Instructions for the task
Check each line below for the word "nullptr". How many have it? Answer with the number only.

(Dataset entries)
--*--

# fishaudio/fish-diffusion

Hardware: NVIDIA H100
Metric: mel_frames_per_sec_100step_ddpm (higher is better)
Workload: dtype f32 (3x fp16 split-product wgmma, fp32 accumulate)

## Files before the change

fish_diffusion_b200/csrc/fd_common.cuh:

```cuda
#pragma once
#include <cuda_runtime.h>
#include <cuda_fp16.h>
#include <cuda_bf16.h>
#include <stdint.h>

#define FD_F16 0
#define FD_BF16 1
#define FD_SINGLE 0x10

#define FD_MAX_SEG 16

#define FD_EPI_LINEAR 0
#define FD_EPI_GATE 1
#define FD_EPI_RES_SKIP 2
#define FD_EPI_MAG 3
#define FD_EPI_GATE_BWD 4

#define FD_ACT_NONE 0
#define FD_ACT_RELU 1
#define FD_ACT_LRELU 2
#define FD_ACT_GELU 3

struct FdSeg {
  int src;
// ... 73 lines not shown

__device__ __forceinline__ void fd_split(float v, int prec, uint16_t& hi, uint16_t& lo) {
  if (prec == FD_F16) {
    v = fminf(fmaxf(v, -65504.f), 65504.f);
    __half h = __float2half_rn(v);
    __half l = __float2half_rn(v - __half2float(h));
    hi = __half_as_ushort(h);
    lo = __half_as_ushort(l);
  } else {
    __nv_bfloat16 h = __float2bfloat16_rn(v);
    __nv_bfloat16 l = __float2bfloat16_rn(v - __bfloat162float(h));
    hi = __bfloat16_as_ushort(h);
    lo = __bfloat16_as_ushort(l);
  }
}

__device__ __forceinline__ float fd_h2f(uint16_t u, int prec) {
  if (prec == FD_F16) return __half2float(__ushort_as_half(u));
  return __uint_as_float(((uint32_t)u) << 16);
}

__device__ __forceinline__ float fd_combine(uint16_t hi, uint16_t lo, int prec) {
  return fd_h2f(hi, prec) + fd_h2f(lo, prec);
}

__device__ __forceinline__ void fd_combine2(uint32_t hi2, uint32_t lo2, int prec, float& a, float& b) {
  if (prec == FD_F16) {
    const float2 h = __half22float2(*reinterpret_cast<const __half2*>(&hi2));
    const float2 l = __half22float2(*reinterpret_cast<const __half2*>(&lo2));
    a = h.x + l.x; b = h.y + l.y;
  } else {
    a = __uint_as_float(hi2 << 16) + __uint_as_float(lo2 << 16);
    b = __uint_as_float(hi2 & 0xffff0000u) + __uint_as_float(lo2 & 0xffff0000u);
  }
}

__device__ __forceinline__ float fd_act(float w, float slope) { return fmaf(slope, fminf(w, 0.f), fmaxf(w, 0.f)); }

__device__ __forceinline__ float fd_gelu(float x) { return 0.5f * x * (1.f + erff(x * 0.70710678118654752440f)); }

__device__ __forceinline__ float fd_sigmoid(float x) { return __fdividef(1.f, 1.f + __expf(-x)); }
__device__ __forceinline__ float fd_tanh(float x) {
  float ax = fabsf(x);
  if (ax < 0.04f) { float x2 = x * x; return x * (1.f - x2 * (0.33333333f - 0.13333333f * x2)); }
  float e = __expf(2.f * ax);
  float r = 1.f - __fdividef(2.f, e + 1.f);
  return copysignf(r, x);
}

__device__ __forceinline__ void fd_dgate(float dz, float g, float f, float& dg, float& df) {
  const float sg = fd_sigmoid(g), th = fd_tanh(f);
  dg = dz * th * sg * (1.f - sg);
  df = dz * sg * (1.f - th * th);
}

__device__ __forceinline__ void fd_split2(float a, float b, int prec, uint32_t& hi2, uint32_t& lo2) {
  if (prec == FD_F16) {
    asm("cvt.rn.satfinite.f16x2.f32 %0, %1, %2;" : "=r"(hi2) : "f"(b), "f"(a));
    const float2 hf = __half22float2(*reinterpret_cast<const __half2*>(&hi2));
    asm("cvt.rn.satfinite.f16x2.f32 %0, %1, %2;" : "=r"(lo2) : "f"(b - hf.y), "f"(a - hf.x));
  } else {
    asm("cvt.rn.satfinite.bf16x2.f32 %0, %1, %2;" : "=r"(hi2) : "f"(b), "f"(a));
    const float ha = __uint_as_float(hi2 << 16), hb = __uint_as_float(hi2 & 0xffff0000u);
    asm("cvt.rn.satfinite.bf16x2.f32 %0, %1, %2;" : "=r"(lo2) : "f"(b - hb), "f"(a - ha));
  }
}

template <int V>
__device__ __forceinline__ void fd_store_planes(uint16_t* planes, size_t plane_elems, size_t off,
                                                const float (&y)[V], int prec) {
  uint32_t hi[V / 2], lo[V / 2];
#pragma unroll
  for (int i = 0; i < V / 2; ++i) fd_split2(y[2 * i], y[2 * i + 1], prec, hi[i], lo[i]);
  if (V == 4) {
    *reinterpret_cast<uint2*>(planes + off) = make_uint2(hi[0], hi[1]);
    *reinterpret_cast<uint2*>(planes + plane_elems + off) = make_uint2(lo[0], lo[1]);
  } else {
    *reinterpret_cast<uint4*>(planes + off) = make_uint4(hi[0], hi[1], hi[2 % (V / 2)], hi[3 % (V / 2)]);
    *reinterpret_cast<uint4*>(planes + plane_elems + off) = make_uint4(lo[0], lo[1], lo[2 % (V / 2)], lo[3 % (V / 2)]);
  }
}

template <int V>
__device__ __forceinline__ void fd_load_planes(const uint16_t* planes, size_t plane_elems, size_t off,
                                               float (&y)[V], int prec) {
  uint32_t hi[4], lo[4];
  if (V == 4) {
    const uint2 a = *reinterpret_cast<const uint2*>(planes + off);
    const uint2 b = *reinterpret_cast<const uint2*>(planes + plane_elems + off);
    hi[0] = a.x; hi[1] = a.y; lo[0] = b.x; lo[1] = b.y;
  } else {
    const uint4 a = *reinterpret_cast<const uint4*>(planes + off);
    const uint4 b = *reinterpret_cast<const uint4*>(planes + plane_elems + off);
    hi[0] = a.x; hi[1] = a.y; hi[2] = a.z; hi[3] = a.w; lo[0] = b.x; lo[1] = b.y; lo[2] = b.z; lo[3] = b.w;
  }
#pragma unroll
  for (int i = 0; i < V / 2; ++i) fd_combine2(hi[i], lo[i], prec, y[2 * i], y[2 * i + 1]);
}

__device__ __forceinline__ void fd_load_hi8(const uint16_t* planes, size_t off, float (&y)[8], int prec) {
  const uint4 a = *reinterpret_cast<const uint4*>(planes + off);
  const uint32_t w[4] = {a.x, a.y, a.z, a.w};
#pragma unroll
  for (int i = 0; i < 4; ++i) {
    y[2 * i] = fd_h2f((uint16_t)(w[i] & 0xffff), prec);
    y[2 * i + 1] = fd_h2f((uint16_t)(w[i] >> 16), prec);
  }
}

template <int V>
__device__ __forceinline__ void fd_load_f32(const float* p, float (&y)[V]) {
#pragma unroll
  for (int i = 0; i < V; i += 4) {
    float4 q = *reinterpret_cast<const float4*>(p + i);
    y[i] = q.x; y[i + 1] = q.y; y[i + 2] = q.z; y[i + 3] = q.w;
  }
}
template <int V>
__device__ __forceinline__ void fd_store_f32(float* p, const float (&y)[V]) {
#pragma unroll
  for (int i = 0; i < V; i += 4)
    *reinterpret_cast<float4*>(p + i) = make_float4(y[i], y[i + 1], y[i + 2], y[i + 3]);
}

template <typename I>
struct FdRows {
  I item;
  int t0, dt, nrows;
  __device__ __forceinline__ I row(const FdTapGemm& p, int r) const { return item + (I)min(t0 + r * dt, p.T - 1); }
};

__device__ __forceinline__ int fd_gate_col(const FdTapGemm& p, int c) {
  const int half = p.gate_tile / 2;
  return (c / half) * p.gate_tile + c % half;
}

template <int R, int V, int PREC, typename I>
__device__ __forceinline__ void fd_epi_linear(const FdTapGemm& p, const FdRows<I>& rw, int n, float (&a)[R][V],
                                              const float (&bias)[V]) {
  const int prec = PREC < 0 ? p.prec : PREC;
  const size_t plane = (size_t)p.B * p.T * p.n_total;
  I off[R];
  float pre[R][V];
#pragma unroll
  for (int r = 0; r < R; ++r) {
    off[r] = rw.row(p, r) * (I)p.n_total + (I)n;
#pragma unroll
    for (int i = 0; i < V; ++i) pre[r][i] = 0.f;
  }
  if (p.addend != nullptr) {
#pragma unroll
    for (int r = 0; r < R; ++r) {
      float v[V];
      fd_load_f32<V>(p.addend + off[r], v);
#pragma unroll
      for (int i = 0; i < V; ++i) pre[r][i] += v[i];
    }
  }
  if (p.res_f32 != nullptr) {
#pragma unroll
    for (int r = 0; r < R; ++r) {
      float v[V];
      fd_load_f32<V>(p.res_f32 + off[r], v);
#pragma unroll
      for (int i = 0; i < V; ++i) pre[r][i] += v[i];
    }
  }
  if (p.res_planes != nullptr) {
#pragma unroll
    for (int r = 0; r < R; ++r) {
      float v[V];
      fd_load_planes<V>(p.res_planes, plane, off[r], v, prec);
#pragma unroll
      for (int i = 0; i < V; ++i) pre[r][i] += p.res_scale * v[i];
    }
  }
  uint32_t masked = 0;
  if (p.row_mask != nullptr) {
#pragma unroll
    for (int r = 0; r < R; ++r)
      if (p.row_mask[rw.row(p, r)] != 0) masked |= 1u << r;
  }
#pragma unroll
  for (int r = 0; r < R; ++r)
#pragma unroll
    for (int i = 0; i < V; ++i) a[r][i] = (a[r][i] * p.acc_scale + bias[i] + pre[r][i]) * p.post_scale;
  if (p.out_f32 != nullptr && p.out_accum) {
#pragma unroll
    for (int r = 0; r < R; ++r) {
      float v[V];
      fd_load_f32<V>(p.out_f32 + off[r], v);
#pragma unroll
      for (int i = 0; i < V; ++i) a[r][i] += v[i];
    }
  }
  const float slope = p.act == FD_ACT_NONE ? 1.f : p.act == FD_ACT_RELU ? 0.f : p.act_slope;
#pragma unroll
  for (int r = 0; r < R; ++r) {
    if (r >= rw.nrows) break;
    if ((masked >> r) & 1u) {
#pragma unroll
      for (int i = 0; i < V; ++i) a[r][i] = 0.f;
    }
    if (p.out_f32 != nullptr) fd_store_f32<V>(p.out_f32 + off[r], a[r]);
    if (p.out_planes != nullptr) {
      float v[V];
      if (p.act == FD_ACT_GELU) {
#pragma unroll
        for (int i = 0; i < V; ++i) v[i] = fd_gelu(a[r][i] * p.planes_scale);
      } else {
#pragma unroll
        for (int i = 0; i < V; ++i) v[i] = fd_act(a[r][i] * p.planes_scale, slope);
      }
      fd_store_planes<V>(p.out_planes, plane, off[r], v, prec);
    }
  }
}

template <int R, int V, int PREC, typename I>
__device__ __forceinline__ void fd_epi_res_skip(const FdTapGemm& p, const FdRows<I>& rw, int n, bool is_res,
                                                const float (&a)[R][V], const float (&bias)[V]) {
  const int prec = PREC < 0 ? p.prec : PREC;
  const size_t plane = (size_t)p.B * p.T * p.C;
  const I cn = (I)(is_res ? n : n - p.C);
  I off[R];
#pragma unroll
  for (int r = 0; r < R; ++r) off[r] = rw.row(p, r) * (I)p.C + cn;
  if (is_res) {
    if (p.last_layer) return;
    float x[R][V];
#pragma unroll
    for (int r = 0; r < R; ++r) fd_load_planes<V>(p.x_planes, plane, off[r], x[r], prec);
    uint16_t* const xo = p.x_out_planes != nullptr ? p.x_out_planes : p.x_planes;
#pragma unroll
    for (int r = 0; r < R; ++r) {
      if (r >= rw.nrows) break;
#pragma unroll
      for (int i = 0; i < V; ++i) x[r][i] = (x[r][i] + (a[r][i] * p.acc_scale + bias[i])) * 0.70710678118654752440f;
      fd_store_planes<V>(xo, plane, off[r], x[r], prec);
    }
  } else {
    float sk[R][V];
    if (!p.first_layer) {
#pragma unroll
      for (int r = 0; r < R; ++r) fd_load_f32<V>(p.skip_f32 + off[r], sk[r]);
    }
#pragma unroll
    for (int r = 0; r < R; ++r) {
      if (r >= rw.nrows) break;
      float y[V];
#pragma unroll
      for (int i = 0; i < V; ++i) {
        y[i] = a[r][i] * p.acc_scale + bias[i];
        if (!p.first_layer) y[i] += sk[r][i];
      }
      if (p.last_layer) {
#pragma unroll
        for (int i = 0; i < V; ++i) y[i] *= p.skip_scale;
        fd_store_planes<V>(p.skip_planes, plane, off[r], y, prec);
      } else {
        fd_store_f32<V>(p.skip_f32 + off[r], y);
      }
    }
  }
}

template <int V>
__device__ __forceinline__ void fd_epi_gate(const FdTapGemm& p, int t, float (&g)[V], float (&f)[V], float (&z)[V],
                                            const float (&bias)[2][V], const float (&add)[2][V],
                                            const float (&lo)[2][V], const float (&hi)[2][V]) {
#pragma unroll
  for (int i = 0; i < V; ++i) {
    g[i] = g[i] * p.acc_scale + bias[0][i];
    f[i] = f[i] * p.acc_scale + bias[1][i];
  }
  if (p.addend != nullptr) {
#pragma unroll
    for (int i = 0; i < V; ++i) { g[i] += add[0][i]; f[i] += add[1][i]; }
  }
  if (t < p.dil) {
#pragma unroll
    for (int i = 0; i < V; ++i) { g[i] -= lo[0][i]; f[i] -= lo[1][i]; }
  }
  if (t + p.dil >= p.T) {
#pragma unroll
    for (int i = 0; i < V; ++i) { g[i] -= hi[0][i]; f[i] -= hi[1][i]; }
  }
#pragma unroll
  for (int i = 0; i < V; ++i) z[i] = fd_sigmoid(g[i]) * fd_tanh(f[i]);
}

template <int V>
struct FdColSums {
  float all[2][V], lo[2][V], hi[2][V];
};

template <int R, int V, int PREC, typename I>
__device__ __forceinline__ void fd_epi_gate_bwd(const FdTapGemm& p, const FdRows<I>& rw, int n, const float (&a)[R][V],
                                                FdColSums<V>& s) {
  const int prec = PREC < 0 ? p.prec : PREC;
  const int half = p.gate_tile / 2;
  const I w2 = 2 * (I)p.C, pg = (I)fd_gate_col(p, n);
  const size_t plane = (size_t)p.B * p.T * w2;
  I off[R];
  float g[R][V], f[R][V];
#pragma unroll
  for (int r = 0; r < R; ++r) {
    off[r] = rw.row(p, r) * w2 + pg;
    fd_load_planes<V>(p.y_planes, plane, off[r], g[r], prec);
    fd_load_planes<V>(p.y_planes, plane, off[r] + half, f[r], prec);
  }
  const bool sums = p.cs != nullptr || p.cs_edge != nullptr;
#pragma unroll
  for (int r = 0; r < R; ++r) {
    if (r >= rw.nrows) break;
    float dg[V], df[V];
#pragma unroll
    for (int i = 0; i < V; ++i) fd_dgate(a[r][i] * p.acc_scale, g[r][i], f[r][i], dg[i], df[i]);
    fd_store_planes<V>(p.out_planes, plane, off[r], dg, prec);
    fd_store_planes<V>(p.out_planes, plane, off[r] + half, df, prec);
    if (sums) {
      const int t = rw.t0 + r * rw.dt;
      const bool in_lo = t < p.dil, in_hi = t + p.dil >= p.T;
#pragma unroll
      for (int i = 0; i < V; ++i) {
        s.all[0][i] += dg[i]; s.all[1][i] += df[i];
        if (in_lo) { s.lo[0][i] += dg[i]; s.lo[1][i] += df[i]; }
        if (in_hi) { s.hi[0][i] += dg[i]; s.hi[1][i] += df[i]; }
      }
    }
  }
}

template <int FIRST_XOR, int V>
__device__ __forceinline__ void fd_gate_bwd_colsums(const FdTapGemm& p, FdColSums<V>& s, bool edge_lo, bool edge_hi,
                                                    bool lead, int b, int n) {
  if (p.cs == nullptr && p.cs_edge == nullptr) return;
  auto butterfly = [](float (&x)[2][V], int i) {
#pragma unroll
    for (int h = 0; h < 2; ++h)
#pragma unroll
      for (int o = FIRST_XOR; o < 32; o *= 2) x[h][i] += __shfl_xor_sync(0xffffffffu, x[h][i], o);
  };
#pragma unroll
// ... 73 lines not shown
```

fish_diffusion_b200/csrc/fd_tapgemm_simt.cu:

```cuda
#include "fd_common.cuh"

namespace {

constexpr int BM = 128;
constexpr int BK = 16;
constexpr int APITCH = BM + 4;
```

--*--

Final answer
11